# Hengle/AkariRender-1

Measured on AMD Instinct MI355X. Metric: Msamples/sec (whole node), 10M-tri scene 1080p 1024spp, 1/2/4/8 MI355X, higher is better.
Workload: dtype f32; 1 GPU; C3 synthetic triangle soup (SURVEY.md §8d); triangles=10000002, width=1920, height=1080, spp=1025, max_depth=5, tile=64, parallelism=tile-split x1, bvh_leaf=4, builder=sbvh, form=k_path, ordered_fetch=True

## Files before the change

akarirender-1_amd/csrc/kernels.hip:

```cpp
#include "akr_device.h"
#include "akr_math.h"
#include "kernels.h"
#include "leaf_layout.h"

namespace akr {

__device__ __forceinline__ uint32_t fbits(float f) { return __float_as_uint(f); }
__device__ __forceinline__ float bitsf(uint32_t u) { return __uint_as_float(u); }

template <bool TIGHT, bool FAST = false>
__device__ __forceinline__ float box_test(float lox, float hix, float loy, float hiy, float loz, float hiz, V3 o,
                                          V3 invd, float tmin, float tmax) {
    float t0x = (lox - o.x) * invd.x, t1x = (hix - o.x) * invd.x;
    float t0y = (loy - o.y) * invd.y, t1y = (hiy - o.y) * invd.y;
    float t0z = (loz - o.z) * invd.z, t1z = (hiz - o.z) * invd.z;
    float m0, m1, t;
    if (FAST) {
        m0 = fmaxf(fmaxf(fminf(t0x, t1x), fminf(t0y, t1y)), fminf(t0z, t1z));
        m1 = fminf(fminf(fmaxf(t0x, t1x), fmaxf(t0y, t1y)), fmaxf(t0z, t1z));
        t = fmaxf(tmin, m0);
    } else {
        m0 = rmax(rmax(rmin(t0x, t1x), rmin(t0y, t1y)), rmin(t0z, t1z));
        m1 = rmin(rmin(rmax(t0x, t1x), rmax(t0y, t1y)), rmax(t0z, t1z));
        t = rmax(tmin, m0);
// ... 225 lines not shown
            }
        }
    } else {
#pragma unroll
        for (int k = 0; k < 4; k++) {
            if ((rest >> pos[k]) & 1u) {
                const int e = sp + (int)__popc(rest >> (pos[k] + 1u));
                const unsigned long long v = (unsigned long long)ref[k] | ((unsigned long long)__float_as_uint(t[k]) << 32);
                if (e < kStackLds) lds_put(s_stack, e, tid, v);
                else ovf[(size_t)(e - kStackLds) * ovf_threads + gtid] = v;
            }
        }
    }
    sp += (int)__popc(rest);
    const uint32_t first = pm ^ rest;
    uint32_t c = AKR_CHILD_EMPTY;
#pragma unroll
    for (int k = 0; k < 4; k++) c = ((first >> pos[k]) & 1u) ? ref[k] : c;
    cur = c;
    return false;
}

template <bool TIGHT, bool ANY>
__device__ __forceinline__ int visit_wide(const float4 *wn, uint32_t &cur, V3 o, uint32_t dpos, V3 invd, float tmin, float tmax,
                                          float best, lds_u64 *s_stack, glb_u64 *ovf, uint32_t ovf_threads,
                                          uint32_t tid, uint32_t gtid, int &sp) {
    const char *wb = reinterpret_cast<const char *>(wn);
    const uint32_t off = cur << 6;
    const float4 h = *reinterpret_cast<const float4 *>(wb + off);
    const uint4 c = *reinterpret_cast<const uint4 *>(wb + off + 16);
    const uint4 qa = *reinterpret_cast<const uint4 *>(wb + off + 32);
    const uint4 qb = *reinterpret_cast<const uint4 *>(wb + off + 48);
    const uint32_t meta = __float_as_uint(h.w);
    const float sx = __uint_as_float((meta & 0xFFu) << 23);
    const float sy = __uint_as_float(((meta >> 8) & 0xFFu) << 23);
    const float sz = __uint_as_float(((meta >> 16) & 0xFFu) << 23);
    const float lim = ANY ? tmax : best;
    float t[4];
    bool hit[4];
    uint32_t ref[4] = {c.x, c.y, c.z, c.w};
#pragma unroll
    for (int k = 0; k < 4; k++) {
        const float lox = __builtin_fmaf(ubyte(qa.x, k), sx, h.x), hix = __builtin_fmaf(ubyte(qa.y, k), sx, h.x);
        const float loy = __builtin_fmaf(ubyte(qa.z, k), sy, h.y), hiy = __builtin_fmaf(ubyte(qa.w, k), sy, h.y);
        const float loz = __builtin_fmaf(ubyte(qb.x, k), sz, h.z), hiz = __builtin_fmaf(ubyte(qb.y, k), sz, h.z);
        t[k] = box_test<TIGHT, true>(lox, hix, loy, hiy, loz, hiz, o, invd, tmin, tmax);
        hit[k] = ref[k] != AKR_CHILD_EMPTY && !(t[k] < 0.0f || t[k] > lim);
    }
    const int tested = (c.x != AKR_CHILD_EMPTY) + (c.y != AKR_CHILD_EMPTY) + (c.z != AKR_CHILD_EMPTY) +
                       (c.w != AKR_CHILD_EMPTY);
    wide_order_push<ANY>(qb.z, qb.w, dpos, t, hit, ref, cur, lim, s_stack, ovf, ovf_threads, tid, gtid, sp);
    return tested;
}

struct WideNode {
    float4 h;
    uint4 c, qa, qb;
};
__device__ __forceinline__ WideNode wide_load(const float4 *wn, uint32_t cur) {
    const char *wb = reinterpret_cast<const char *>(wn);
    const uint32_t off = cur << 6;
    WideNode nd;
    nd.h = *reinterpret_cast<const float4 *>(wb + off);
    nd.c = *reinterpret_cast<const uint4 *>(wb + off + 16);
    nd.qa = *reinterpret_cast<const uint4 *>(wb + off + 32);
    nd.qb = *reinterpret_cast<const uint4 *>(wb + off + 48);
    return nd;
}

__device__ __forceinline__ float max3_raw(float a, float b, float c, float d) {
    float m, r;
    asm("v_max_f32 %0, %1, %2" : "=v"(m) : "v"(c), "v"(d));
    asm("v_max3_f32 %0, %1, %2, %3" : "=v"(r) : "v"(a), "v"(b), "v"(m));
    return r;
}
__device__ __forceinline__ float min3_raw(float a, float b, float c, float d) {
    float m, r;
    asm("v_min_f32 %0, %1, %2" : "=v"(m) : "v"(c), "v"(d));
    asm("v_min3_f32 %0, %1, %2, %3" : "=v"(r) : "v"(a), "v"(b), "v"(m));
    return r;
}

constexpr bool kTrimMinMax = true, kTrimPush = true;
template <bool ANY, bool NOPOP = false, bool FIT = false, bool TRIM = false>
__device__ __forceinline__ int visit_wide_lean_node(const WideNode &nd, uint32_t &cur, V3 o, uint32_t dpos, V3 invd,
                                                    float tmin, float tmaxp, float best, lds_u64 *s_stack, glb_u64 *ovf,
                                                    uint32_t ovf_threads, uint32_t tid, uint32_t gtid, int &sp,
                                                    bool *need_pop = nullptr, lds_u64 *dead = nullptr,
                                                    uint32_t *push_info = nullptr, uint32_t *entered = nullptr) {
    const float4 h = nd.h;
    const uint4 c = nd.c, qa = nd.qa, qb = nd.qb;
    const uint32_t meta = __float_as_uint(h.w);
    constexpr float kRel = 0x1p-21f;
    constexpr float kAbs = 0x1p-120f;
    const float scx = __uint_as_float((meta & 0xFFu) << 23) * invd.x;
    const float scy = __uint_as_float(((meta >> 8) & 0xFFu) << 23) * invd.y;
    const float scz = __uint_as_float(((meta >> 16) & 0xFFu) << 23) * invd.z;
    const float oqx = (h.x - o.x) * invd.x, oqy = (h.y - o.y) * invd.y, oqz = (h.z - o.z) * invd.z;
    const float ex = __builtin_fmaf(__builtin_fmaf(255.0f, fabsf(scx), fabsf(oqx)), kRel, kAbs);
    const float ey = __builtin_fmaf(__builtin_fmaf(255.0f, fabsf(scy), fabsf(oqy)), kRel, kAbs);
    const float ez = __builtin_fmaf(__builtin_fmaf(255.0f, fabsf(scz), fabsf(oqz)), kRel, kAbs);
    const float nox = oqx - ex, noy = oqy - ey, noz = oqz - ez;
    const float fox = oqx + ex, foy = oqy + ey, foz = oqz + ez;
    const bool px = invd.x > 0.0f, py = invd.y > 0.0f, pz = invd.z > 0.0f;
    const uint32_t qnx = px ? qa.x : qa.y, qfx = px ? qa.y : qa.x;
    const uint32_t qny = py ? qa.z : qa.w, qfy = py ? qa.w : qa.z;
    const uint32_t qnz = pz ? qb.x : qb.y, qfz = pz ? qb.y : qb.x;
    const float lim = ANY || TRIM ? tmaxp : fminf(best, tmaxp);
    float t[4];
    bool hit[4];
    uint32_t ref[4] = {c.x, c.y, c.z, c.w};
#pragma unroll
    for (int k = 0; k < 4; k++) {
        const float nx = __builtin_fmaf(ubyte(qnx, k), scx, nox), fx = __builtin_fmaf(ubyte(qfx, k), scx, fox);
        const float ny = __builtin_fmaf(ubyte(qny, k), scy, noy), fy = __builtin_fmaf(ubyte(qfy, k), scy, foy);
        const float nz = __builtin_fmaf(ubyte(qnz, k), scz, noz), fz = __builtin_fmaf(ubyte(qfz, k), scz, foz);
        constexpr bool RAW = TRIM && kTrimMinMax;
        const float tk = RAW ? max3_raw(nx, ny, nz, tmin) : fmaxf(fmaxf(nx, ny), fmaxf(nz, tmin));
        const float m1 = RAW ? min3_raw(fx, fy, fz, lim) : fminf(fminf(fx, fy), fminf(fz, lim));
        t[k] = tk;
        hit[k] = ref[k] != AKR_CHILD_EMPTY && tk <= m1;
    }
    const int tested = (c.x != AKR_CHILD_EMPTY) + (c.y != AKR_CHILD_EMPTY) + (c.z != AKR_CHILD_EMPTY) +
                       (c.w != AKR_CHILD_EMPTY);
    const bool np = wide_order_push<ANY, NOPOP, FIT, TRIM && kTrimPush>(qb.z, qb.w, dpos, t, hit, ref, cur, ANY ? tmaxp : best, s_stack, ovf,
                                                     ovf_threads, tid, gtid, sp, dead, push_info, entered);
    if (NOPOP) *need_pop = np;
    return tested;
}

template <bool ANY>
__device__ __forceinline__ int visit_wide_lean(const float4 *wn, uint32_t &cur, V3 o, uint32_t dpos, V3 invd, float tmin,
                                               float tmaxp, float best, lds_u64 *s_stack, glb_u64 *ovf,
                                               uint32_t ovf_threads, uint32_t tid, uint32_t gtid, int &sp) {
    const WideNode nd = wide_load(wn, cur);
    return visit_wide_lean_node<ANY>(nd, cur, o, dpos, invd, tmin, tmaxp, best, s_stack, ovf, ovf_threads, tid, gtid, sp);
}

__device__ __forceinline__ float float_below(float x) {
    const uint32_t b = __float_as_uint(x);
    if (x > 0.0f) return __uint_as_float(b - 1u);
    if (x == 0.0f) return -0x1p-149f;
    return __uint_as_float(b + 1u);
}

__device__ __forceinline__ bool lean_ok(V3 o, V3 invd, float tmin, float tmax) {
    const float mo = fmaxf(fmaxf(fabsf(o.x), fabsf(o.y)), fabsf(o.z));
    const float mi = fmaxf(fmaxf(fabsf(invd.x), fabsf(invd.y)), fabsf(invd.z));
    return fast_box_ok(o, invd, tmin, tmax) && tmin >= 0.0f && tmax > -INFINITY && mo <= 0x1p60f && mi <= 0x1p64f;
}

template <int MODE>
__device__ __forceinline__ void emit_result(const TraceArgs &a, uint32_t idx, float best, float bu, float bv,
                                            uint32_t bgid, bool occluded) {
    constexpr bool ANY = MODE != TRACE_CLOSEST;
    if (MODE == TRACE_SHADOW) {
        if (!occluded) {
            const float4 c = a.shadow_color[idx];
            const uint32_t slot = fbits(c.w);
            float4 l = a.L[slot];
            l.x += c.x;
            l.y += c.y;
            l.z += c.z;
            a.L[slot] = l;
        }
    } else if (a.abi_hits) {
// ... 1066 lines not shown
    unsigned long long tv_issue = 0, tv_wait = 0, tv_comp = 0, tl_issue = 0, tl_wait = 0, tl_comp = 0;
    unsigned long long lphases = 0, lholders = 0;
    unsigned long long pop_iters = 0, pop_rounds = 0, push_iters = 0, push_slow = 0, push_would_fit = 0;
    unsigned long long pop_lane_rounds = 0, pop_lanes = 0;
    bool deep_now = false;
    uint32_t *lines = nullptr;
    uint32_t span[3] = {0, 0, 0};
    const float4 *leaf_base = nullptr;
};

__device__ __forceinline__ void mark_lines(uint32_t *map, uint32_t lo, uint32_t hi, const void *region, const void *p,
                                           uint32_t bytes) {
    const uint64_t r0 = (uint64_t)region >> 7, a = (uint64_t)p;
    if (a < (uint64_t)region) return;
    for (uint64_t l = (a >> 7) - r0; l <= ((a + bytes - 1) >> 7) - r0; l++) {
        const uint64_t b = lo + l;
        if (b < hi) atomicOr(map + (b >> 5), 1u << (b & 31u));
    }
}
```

Task to complete: In how many lines of the data does the string "bytes" appear? Give only the number.

Result of this task: 2